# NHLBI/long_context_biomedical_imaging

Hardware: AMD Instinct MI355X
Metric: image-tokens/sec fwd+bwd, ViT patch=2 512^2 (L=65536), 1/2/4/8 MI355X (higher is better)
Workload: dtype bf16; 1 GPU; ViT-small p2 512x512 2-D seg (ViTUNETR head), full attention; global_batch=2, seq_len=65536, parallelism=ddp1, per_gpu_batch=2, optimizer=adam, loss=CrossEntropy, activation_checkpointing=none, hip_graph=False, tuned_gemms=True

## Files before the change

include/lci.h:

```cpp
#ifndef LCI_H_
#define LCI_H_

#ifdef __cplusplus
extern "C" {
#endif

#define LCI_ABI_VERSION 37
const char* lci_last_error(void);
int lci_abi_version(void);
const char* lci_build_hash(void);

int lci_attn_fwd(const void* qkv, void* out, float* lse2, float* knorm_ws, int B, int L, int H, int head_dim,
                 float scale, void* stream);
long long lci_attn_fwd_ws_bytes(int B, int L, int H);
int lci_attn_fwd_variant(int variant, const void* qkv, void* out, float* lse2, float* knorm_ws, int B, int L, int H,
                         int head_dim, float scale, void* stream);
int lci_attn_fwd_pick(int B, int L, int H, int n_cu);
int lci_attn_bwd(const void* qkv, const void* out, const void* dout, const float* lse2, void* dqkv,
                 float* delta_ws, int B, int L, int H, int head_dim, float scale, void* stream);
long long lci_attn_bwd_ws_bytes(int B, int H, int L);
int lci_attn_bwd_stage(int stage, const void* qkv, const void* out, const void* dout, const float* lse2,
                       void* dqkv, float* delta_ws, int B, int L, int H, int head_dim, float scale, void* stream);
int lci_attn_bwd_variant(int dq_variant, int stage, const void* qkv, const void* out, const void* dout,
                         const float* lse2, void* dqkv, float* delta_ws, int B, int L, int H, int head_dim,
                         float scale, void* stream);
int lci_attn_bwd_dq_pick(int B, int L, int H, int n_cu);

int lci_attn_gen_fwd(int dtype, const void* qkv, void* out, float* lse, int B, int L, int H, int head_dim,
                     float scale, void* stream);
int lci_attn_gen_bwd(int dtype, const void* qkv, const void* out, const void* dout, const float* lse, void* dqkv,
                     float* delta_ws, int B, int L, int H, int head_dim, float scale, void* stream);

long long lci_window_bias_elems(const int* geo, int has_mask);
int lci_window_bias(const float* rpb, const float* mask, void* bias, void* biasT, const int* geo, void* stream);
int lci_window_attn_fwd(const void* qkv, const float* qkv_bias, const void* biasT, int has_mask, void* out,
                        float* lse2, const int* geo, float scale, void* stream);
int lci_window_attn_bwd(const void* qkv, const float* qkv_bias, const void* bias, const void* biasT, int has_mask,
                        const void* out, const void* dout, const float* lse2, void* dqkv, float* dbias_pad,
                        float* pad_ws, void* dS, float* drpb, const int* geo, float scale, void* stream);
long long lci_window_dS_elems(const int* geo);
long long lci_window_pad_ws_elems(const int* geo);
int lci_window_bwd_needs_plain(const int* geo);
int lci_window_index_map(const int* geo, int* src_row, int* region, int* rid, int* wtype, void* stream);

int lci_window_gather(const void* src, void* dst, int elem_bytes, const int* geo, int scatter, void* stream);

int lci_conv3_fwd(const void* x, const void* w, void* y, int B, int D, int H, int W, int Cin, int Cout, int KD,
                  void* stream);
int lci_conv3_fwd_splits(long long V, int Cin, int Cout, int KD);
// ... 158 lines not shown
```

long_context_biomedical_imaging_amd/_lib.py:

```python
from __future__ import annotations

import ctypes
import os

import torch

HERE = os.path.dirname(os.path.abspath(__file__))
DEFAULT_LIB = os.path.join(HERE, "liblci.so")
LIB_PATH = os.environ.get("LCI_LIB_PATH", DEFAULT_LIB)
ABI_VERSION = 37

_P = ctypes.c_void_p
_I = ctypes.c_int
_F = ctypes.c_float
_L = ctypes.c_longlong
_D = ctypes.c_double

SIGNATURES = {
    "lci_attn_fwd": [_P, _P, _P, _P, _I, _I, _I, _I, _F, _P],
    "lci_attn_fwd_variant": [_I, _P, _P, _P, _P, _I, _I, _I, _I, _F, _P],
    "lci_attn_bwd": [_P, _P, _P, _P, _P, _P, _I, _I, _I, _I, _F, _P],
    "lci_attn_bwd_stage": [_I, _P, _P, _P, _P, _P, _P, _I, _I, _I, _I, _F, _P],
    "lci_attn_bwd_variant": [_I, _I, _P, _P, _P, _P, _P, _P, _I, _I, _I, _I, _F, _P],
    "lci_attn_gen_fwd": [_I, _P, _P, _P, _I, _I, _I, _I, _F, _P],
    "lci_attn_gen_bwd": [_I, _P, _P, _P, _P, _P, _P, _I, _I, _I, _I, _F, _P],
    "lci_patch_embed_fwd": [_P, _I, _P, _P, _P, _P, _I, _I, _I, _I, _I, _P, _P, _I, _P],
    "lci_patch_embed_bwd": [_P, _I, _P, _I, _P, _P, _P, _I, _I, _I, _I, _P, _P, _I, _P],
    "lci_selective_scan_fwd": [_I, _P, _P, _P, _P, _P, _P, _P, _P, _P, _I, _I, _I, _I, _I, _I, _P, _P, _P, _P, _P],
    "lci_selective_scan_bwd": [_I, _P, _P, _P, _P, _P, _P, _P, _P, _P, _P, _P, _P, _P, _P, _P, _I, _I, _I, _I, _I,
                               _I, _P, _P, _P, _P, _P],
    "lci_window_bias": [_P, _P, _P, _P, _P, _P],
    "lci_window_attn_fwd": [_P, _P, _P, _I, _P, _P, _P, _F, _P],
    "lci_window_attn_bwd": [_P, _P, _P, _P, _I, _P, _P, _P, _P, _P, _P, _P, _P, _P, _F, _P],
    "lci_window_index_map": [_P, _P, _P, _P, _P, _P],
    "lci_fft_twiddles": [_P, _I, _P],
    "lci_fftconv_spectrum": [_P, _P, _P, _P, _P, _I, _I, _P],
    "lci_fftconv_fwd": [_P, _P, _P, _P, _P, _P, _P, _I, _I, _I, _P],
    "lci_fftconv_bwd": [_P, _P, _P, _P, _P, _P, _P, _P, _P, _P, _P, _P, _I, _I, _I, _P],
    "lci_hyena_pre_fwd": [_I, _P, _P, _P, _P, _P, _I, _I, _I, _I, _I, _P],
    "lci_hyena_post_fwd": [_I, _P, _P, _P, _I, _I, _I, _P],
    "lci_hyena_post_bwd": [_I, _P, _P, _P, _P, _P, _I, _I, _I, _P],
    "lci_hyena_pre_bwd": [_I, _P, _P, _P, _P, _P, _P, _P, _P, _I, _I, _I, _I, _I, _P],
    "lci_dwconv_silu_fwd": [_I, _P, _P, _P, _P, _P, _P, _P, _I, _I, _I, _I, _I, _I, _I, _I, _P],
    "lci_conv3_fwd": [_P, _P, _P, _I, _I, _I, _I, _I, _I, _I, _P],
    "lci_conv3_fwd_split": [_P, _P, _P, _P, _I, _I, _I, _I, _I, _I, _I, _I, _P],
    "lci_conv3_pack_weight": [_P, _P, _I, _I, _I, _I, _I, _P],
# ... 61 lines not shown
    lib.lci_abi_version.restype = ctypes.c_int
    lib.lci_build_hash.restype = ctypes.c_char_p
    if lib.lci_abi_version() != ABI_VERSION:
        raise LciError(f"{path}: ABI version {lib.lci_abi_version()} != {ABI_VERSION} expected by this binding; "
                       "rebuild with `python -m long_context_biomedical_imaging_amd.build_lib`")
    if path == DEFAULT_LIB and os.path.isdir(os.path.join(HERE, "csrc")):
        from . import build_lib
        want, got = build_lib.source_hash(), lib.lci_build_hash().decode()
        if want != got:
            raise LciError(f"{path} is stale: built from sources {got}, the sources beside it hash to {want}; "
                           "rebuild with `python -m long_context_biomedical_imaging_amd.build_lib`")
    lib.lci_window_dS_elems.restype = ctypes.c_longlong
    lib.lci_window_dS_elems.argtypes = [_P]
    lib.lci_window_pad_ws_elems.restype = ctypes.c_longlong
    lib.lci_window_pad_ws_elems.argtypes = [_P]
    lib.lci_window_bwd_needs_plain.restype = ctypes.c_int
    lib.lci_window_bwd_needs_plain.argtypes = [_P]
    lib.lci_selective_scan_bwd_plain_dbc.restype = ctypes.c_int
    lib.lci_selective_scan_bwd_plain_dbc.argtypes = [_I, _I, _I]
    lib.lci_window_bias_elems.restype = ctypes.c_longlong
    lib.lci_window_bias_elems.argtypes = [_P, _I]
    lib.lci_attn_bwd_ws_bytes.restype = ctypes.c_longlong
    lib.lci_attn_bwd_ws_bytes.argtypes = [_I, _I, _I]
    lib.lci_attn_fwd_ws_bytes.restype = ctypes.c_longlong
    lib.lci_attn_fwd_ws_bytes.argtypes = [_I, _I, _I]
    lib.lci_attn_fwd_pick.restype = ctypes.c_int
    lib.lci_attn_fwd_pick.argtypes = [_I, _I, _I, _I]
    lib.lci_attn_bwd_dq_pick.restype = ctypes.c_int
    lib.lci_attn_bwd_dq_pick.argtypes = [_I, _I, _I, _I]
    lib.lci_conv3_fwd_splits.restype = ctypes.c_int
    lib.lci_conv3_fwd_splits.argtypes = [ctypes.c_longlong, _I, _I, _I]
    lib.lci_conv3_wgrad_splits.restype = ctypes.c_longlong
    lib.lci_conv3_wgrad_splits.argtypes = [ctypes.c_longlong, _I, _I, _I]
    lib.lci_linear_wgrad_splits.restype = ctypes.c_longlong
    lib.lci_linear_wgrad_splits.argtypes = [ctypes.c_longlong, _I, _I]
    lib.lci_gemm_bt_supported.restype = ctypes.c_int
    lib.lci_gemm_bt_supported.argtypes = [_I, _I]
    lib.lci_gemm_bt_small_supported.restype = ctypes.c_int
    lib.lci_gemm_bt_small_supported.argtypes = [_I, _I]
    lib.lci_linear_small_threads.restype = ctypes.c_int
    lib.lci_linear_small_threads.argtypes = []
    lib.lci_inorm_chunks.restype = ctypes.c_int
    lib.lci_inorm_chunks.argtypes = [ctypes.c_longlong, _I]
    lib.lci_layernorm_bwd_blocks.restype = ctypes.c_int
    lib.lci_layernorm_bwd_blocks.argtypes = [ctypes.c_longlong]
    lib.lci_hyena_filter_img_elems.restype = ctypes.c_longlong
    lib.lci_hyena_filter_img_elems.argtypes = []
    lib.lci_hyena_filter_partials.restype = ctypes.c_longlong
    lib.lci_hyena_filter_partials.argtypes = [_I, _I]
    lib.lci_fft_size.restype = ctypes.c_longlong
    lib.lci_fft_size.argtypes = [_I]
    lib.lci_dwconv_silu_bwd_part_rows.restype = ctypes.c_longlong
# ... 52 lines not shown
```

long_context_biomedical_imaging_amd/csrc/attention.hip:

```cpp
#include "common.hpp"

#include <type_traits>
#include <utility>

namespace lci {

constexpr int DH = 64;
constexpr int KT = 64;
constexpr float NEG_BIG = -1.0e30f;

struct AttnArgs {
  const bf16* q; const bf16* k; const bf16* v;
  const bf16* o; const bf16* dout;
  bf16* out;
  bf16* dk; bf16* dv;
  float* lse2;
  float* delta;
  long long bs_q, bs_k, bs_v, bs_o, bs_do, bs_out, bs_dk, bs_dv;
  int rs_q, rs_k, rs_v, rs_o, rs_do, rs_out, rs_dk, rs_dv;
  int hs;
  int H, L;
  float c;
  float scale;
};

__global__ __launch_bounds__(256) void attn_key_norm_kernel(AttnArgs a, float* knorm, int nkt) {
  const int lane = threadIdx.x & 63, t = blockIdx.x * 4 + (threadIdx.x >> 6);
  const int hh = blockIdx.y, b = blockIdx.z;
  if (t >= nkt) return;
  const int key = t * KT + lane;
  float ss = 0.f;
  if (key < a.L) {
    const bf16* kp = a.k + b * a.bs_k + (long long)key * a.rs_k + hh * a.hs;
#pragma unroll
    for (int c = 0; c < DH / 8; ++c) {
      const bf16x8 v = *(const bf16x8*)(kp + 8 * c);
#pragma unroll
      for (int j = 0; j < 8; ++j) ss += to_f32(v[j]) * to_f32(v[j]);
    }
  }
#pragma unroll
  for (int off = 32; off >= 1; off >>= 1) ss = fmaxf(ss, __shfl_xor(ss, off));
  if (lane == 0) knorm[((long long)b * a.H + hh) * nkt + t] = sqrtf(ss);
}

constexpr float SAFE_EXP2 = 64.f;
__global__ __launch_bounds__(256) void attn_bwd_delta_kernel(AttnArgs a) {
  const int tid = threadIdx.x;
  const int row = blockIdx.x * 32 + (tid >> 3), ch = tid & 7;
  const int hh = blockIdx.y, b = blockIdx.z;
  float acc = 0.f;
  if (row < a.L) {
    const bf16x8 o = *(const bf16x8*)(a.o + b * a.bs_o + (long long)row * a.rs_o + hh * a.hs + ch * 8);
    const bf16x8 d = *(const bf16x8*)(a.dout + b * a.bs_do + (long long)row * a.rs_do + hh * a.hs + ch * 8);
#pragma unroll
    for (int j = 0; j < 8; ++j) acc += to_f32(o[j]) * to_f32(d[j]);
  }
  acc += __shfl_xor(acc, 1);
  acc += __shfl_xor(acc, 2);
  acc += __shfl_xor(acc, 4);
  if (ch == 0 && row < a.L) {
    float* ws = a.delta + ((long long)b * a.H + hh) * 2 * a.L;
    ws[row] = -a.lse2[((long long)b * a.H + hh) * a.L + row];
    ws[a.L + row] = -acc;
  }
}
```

:::::

Where a line of the data holds the word "import", copy that line.

_Answer box_:
from __future__ import annotations
import ctypes
import os
import torch
        from . import build_lib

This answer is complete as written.